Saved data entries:
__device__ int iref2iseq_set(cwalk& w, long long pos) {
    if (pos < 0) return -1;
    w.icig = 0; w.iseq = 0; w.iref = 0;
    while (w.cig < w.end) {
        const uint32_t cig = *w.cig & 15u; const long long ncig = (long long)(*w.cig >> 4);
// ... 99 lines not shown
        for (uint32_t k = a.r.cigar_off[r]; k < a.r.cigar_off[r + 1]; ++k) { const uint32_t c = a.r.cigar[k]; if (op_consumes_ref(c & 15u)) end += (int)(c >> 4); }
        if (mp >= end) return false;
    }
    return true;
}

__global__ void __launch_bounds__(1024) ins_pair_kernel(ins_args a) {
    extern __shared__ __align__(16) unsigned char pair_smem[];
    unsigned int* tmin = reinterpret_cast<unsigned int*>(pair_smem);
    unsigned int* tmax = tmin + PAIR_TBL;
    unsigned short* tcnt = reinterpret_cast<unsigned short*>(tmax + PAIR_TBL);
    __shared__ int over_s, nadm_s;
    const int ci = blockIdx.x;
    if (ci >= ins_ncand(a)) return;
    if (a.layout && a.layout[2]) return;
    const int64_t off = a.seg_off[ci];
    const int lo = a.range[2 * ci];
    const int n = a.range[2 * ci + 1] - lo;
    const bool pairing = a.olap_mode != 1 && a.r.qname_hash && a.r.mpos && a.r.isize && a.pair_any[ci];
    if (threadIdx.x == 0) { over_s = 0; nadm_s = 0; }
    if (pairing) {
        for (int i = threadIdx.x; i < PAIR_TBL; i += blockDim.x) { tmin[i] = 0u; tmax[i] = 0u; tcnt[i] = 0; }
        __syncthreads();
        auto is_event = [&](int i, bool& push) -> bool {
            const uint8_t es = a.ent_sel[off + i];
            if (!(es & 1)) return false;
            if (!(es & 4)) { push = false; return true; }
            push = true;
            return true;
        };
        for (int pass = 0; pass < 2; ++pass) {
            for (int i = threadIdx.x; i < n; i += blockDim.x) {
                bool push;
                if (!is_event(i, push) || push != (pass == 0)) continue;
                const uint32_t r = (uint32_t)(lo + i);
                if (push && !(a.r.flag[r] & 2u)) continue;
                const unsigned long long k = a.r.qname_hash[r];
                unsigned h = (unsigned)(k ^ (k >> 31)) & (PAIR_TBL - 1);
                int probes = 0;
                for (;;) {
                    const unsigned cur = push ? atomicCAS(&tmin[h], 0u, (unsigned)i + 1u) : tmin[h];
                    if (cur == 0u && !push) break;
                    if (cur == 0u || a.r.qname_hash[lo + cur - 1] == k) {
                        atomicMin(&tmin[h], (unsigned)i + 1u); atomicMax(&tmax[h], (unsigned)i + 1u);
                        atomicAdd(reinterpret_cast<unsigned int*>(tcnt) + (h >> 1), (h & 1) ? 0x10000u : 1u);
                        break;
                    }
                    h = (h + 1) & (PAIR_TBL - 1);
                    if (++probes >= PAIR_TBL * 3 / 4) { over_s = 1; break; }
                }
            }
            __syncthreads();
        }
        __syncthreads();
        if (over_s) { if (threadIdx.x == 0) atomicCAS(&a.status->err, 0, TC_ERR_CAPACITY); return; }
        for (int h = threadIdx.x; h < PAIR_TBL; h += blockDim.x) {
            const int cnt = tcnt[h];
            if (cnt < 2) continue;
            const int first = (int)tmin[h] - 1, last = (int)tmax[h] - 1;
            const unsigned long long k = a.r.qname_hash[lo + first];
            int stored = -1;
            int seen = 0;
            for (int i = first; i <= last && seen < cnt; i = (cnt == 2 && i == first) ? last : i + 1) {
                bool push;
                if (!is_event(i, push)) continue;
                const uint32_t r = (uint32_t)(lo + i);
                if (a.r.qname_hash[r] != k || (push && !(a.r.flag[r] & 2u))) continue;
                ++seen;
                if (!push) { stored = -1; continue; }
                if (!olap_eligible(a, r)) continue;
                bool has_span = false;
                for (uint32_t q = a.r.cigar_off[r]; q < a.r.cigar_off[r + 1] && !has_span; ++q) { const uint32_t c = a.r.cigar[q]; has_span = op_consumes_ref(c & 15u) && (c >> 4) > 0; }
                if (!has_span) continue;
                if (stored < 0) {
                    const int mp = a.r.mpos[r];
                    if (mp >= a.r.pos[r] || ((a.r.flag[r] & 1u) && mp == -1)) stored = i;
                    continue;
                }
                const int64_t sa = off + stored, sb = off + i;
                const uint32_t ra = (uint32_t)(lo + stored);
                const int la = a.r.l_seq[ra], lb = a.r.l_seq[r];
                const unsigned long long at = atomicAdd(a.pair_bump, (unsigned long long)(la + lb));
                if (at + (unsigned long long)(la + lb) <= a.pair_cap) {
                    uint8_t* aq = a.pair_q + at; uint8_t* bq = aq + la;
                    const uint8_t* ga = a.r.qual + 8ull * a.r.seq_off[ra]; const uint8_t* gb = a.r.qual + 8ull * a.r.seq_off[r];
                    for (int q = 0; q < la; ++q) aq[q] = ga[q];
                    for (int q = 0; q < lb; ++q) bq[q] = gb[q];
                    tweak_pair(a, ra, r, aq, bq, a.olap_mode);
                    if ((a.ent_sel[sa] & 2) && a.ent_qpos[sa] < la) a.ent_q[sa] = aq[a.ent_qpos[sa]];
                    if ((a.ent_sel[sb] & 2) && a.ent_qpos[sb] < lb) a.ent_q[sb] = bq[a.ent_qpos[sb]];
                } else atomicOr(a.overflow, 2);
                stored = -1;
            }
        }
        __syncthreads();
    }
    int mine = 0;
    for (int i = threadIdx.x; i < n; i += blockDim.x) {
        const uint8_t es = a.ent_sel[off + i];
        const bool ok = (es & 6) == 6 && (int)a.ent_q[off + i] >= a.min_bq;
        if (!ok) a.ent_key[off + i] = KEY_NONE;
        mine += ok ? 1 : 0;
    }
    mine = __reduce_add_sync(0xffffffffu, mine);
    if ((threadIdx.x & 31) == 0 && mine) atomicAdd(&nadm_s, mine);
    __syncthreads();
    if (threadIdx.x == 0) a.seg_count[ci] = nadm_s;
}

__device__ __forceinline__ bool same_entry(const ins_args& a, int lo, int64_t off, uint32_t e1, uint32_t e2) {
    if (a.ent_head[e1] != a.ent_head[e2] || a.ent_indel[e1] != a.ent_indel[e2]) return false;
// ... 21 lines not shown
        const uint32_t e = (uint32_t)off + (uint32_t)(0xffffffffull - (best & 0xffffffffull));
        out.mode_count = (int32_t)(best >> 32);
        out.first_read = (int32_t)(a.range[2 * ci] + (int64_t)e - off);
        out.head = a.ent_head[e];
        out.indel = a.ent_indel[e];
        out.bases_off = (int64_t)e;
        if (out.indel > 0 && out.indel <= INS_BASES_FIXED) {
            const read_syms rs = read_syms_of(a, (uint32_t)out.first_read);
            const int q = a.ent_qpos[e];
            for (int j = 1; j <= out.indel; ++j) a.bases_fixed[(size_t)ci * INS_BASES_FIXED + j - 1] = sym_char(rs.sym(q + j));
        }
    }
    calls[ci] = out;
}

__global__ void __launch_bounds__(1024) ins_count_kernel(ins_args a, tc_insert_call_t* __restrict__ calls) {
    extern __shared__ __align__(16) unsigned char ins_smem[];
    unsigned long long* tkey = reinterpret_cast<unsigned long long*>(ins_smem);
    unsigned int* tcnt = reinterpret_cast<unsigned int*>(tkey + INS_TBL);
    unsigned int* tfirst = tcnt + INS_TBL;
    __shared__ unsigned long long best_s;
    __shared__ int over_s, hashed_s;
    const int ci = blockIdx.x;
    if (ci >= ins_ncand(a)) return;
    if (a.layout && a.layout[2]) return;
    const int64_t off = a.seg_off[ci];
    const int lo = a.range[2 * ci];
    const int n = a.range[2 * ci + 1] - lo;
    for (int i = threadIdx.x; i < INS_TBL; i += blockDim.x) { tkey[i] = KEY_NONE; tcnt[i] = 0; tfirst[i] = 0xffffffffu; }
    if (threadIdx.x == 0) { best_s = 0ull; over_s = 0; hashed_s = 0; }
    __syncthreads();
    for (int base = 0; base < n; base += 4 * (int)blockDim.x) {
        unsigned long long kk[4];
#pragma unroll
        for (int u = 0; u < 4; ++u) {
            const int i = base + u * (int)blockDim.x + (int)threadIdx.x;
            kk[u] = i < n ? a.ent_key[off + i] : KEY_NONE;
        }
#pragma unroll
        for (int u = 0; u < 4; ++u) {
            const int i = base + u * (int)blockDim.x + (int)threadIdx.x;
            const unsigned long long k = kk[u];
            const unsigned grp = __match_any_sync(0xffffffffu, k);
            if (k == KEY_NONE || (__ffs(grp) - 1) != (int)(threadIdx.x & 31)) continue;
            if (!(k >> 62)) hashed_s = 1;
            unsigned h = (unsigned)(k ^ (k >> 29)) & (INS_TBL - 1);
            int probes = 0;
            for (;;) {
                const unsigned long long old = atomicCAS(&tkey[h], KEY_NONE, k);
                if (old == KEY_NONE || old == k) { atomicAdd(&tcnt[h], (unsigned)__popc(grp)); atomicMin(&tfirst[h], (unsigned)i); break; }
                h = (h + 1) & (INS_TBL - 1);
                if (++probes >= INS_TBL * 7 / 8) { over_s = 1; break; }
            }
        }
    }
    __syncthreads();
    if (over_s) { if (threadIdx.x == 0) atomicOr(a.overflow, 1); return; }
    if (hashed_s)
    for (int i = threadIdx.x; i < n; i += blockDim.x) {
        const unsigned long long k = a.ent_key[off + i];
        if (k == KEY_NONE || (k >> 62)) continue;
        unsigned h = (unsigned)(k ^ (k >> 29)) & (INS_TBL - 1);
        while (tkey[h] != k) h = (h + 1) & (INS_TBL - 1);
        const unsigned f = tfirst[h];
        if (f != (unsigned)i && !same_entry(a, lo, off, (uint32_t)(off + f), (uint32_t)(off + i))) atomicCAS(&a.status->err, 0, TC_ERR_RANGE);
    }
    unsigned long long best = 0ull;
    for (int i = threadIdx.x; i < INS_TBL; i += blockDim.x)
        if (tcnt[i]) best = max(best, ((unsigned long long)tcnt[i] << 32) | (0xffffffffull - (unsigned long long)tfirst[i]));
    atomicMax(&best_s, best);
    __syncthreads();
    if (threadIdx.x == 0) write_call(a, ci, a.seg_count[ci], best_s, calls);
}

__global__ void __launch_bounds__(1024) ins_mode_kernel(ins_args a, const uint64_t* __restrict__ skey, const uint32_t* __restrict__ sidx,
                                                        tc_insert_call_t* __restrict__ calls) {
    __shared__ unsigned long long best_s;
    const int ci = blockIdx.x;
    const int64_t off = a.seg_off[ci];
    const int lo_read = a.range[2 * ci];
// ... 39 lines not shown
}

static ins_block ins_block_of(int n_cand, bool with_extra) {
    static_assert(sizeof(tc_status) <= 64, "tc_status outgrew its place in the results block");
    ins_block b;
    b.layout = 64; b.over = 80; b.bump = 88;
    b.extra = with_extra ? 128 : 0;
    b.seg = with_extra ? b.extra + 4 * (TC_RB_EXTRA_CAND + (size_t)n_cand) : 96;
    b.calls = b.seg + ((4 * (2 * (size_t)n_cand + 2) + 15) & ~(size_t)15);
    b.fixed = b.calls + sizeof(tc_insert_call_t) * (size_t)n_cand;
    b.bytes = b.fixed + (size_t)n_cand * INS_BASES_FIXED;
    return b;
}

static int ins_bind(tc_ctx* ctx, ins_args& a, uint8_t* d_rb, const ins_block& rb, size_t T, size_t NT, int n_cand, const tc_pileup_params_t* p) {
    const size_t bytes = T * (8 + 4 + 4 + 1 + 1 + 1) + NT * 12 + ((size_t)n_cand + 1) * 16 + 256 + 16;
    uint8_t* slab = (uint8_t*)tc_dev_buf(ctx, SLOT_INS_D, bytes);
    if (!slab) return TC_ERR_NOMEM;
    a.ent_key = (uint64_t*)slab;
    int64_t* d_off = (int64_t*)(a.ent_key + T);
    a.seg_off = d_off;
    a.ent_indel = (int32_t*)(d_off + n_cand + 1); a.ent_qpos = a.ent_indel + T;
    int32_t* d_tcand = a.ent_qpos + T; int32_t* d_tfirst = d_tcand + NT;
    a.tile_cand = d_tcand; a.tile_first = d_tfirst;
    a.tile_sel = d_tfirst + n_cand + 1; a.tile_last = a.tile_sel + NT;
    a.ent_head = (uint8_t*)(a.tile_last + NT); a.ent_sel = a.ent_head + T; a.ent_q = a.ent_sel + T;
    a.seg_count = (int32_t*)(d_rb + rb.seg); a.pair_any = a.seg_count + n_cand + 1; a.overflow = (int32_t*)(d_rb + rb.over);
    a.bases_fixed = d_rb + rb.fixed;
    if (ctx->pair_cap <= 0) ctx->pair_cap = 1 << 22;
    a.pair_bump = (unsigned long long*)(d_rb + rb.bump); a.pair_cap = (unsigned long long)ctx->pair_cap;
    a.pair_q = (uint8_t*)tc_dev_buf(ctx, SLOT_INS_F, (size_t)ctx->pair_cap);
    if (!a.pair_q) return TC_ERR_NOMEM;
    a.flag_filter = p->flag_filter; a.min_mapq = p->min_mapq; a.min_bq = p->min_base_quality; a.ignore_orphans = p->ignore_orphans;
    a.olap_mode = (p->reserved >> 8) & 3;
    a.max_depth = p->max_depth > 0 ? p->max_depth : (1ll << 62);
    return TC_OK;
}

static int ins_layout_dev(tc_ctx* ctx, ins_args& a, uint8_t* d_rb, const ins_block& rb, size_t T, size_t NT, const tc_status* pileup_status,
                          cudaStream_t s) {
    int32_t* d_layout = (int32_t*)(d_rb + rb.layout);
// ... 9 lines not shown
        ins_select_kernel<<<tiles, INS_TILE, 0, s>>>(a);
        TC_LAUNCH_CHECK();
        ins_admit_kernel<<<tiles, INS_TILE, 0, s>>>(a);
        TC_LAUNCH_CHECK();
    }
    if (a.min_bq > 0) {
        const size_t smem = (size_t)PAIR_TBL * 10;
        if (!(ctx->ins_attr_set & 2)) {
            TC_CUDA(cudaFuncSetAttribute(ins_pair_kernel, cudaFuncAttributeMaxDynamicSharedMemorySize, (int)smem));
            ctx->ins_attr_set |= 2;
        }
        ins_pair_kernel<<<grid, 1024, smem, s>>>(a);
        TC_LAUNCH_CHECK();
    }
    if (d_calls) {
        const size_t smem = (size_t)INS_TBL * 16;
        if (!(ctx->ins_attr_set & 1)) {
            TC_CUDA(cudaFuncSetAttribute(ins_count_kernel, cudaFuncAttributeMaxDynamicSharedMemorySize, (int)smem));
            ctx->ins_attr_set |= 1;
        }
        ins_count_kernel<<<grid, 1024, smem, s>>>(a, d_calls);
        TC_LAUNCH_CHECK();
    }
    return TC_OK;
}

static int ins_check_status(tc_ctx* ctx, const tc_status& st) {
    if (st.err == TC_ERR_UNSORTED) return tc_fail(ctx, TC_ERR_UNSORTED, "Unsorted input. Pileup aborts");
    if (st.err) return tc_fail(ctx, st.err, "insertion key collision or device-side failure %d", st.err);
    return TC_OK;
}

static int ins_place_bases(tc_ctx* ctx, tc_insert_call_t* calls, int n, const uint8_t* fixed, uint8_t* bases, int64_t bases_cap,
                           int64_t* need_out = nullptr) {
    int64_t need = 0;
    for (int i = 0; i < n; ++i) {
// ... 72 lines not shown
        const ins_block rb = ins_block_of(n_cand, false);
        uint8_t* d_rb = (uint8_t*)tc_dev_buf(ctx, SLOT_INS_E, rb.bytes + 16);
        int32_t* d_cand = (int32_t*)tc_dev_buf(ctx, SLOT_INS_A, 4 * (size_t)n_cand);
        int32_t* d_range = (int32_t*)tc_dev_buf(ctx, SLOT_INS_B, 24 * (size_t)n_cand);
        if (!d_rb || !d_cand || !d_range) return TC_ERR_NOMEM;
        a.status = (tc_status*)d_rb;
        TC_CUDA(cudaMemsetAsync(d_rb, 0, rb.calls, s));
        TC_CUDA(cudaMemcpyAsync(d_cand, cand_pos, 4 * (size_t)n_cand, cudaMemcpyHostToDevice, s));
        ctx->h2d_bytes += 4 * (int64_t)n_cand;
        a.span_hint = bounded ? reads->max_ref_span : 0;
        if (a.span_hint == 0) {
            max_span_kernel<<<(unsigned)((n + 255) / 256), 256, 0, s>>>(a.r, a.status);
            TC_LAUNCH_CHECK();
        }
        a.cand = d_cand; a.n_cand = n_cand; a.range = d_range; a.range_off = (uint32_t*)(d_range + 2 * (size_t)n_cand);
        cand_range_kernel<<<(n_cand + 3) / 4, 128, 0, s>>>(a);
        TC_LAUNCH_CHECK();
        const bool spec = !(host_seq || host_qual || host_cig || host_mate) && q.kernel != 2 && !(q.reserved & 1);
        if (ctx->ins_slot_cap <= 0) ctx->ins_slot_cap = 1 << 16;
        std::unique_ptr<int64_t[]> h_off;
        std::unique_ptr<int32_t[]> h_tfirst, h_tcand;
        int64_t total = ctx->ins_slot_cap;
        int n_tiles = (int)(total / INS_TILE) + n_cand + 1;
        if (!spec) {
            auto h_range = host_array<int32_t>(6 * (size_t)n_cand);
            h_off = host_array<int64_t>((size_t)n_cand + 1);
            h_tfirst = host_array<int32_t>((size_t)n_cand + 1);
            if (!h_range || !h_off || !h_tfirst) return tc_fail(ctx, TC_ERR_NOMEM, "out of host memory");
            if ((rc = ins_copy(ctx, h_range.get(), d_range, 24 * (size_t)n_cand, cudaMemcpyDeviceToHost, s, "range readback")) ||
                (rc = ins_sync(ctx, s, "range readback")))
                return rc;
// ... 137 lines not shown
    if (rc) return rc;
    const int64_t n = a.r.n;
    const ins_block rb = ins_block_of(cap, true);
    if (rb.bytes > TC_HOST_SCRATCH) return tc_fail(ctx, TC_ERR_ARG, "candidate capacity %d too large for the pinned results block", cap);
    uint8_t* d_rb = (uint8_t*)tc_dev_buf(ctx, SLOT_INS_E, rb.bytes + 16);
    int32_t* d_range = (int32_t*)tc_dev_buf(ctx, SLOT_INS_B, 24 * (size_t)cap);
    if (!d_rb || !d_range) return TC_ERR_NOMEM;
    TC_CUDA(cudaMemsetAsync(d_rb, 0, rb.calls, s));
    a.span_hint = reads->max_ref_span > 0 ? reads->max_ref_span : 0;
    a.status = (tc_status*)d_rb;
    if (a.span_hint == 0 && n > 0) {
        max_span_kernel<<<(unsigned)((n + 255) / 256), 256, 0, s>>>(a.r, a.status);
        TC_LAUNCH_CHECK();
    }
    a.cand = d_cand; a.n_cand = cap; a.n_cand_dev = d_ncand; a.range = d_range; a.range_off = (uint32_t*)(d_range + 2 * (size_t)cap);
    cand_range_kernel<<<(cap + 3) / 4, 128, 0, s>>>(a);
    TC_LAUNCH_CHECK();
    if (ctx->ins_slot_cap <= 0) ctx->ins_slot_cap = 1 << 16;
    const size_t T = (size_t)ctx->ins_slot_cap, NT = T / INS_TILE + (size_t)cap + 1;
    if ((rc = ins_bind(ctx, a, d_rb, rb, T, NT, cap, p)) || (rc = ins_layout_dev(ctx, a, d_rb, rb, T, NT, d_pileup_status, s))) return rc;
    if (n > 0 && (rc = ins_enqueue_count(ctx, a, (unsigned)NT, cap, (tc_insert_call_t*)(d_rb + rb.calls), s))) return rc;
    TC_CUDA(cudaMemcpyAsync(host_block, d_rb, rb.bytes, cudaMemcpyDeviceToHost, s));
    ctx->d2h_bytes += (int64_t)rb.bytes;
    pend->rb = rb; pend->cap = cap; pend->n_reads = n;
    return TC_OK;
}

Action item: Write out only the lines that run from the line containing "int32_t* d_layout = (int32_t*)(d_rb" through the line containing "if (a.min_bq >", both included, exactly as they appear above.

Answer to the exercise:
    int32_t* d_layout = (int32_t*)(d_rb + rb.layout);
// ... 9 lines not shown
        ins_select_kernel<<<tiles, INS_TILE, 0, s>>>(a);
        TC_LAUNCH_CHECK();
        ins_admit_kernel<<<tiles, INS_TILE, 0, s>>>(a);
        TC_LAUNCH_CHECK();
    }
    if (a.min_bq > 0) {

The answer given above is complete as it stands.